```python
class Occupancy_Initialization(nn.Module):
    def __init__(self, ch_initialization_all, ch_initialization_down, n_views):
        super().__init__()
        ch_all = sum(ch_initialization_all[:3])
        d = ch_initialization_down
        self.self_fusion_1x = Fusion_Block(ch_initialization_all[0])
        self.self_fusion_2x = Fusion_Block(ch_initialization_all[1])
        self.self_fusion_4x = Fusion_Block(ch_initialization_all[2])
        self.ch_down = d
# ... 2 lines not shown
        self.post_fusion_1 = Conv2d_Residual_Block(d, 3)
        self.post_fusion_2 = Conv2d_Residual_Block(d, 3)
        self.post_fusion_3 = Conv2d_Residual_Block(d, 3)
        self.post_fusion_4 = Conv2d_Residual_Block(d, 3)

        self.similary_1 = Spares3dELAN(d)
        self.norm0 = TrainBatchNorm1d(d)
        self.subm1 = SparseSubMConv3d(d, d, 3)
        self.norm1 = _RowLayerNorm(d)
        self.subm2 = SparseSubMConv3d(d, d, 3)
        self.norm2 = _RowLayerNorm(d)
        self.subm3 = SparseSubMConv3d(d, d, 3)
        self.norm3 = _RowLayerNorm(d)
        self.subm4 = SparseSubMConv3d(d, 1, 3)
        self.norm4 = TrainBatchNorm1d(1)
        self.use_hip_graph = os.environ.get("EPRECON_NO_GRAPH", "0") != "1"
        self._graphs = {}
        self.use_hip_conv = os.environ.get("EPRECON_MIOPEN_CONV2D", "0") != "1"
        self._channels_last = False
        self._side_streams = None
        self._bn_arena = None

    def feat_fusion_pre(self, feats_1x, feats_2x, feats_4x):
        if feats_1x.is_cuda and not torch.is_grad_enabled() and self.use_hip_conv:
            return self._feat_fusion_rows(feats_1x, feats_2x, feats_4x)
        if feats_1x.is_cuda and not torch.is_grad_enabled():
            if not self._channels_last:
                for mod in (self.self_fusion_1x, self.self_fusion_2x, self.self_fusion_4x, self.fusion_down,
                            self.post_fusion_1, self.post_fusion_2, self.post_fusion_3, self.post_fusion_4):
                    mod.to(memory_format=torch.channels_last)
                self._channels_last = True
            feats_1x, feats_2x, feats_4x = (t.contiguous(memory_format=torch.channels_last)
                                            for t in (feats_1x, feats_2x, feats_4x))
        f1 = upsample2x_bilinear(self.self_fusion_1x(feats_1x))
        f2 = self.self_fusion_2x(feats_2x)
        f4 = self.pool4x(self.self_fusion_4x(feats_4x))
        x = self.fusion_down(torch.cat([f1, f2, f4], dim=1))
        for blk in (self.post_fusion_1, self.post_fusion_2, self.post_fusion_3, self.post_fusion_4):
            x = blk(x)
        return x

    def _feat_fusion_rows(self, feats_1x, feats_2x, feats_4x):
        return self._fusion_on_rows([D2.rows_of(t.float().contiguous(memory_format=torch.channels_last))
                                     for t in (feats_1x, feats_2x, feats_4x)], [tuple(t.shape) for t in (feats_1x, feats_2x, feats_4x)])

    def _fusion_on_rows(self, rows, shapes):
        dev = rows[0].device
        grids = [D2.PixelGrid.get(v, h, w, dev) for v, c, h, w in shapes]
        g1, g2, g4 = grids
        c1, c2, c4 = (r.shape[1] for r in rows)
        cat = torch.empty((g2.n, c1 + c2 + c4), dtype=torch.float32, device=dev)
        main = torch.cuda.current_stream()
        if self._side_streams is None:
            self._side_streams = (_lib.side_stream(dev, _lib.SIDE_BRANCH_A), _lib.side_stream(dev, _lib.SIDE_BRANCH_B))
        s1, s4 = self._side_streams
        if D2.BN_ACC and self._bn_arena is None:
            self._bn_arena = D2.BnArena(dev)
        with D2.bn_pass(self._bn_arena if D2.BN_ACC else None):
            s1.wait_stream(main)
            s4.wait_stream(main)
            with torch.cuda.stream(s4):
                self._join(self.self_fusion_4x.run_act(rows[2], g4), g4, cat[:, c1 + c2:], pool=True)
            with torch.cuda.stream(s1):
                self._join(self.self_fusion_1x.run_act(rows[0], g1), g1, cat[:, 0:c1], pool=False)
            self.self_fusion_2x.run_rows(rows[1], g2, out=cat[:, c1:c1 + c2])
            main.wait_stream(s1)
            main.wait_stream(s4)
            a = self.fusion_down.run_act(D2.Act(cat), g2)
            for blk in (self.post_fusion_1, self.post_fusion_2, self.post_fusion_3, self.post_fusion_4):
                a = blk.run_act(a, g2)
            return D2.maps_of(D2.materialize(a), g2.maps, g2.height, g2.width)

    def _join(self, act, grid, dst, pool):
        if act.scale is not None and (pool or act.rows.shape[1] % 4 == 0) and _lib.load().eprecon_init_glue():
            return (D2.affine_pool2_rows if pool else D2.affine_up2_rows)(act, grid, dst)
        maps = D2.maps_of(D2.materialize(act), grid.maps, grid.height, grid.width)
        dst[:] = D2.rows_of(self.pool4x(maps) if pool else upsample2x_bilinear(maps))
        return dst

    def _fusion_graphed(self, views):
        key = tuple(tuple(v[0].shape) + (len(v),) for v in views) + (views[0][0].device,)
        direct = self.use_hip_conv and len(views[0]) <= 16 and all(
            m.dtype == torch.float32 and m.is_contiguous() for v in views for m in v)
        key = key + (direct, bool(_lib.load().eprecon_init_glue()))
        entry = self._graphs.get(key)
        if entry is None:
            shapes = [(len(v),) + tuple(v[0].shape) for v in views]
            if direct:
                static_in = [torch.empty((n * h * w, c), dtype=torch.float32, device=views[0][0].device) for n, c, h, w in shapes]
                self._views_to_rows(views, static_in)
                run = lambda: self._fusion_on_rows(static_in, shapes)
            else:
                static_in = [torch.stack(v) for v in views]
                run = lambda: self.feat_fusion_pre(*static_in)
            side = _lib.side_stream(static_in[0].device, _lib.SIDE_SETUP)
            side.wait_stream(torch.cuda.current_stream())
            with torch.cuda.stream(side):
                for _ in range(3):
                    run()
            torch.cuda.current_stream().wait_stream(side)
            graph = torch.cuda.CUDAGraph()
            with torch.cuda.graph(graph, capture_error_mode="thread_local"):
                static_out = run()
            entry = (graph, static_in, static_out)
            self._graphs[key] = entry
        graph, static_in, static_out = entry
        if direct:
            self._views_to_rows(views, static_in)
        else:
            for s_, v in zip(static_in, views):
                torch.stack(v, out=s_)
        graph.replay()
        return static_out

    @staticmethod
    def _views_to_rows(views, rows):
        import ctypes
        d = _lib.ViewsDesc()
        d.levels, d.n_views = len(views), len(views[0])
        for l, (v, r) in enumerate(zip(views, rows)):
            c, h, w = v[0].shape
            d.channels[l], d.hw[l], d.dst[l] = c, h * w, r.data_ptr()
            for i, m in enumerate(v):
                d.src[l][i] = m.data_ptr()
        _lib.check(_lib.load().eprecon_views_to_rows_async(ctypes.byref(d), _lib.current_stream()), "eprecon_views_to_rows_async")

    def sparse_stack(self, var, vset):
        x = self.norm0.run(var)
        x = self.similary_1.run(x, vset)
        for conv, norm in ((self.subm1, self.norm1), (self.subm2, self.norm2), (self.subm3, self.norm3)):
            x = conv.run_ln(x, vset, norm, relu=True, residual=x)
        if torch.is_grad_enabled():
            return self.norm4.run(self.subm4.run(x, vset))
        y, partial = self.subm4.run_stats(x, vset)
        return self.norm4.run_partials(y, partial, out=y)

    def forward(self, coords, origin, voxel_size, features_all, KRcam, shape, stage, min_view_number, between=None):
        bs = features_all[0][0].shape[0]
        dev = features_all[0][0].device
        self.dense_map = None
        on_gpu = dev.type == "cuda" and not torch.is_grad_enabled()
        graphed = self.use_hip_graph and on_gpu
        glue = on_gpu and bool(_lib.load().eprecon_init_glue())
        interval = 2 ** (2 - stage)
        rank = BP.dense_rank_buffer(coords, shape, interval) if glue and bs == 1 else None
        counted = None
        if glue and bs == 1 and self.use_hip_conv:
            h8, w8 = features_all[0][1].shape[-2:]
            counted = BP.count_async(coords, origin, voxel_size, (len(features_all), 1, self.ch_down, h8, w8), KRcam,
                                     min_view_number, BP.MODE_VARIANCE, stream=_lib.side_stream(dev, _lib.SIDE_SETUP))
        per_batch = []
        for b in range(bs):
            views = [[f[l][b] for f in features_all] for l in (2, 1, 0)]
            if graphed:
                fused_b = self._fusion_graphed(views)
                per_batch.append(fused_b if bs == 1 else fused_b.clone())
            else:
                per_batch.append(self.feat_fusion_pre(*[torch.stack(v) for v in views]))
        fused = per_batch[0].unsqueeze(1) if bs == 1 else torch.stack(per_batch, dim=1)
        if on_gpu and (between is not None or glue):
            pend = BP.run_async(coords, origin, voxel_size, fused, KRcam, min_view_number, BP.MODE_VARIANCE,
                                min_valid_per_batch=INIT_MIN_VALID, want_mean=not glue, rank_out=rank, counted=counted)
            if between is not None:
                between()
            res = pend.result()
            if res is not None:
                res["var"] = res.pop("feats")
# ... 20 lines not shown
```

### ACTIVITY
Please copy out each line of the material that holds the string "environ".

### FINISHED EXERCISE
        self.use_hip_graph = os.environ.get("EPRECON_NO_GRAPH", "0") != "1"
        self.use_hip_conv = os.environ.get("EPRECON_MIOPEN_CONV2D", "0") != "1"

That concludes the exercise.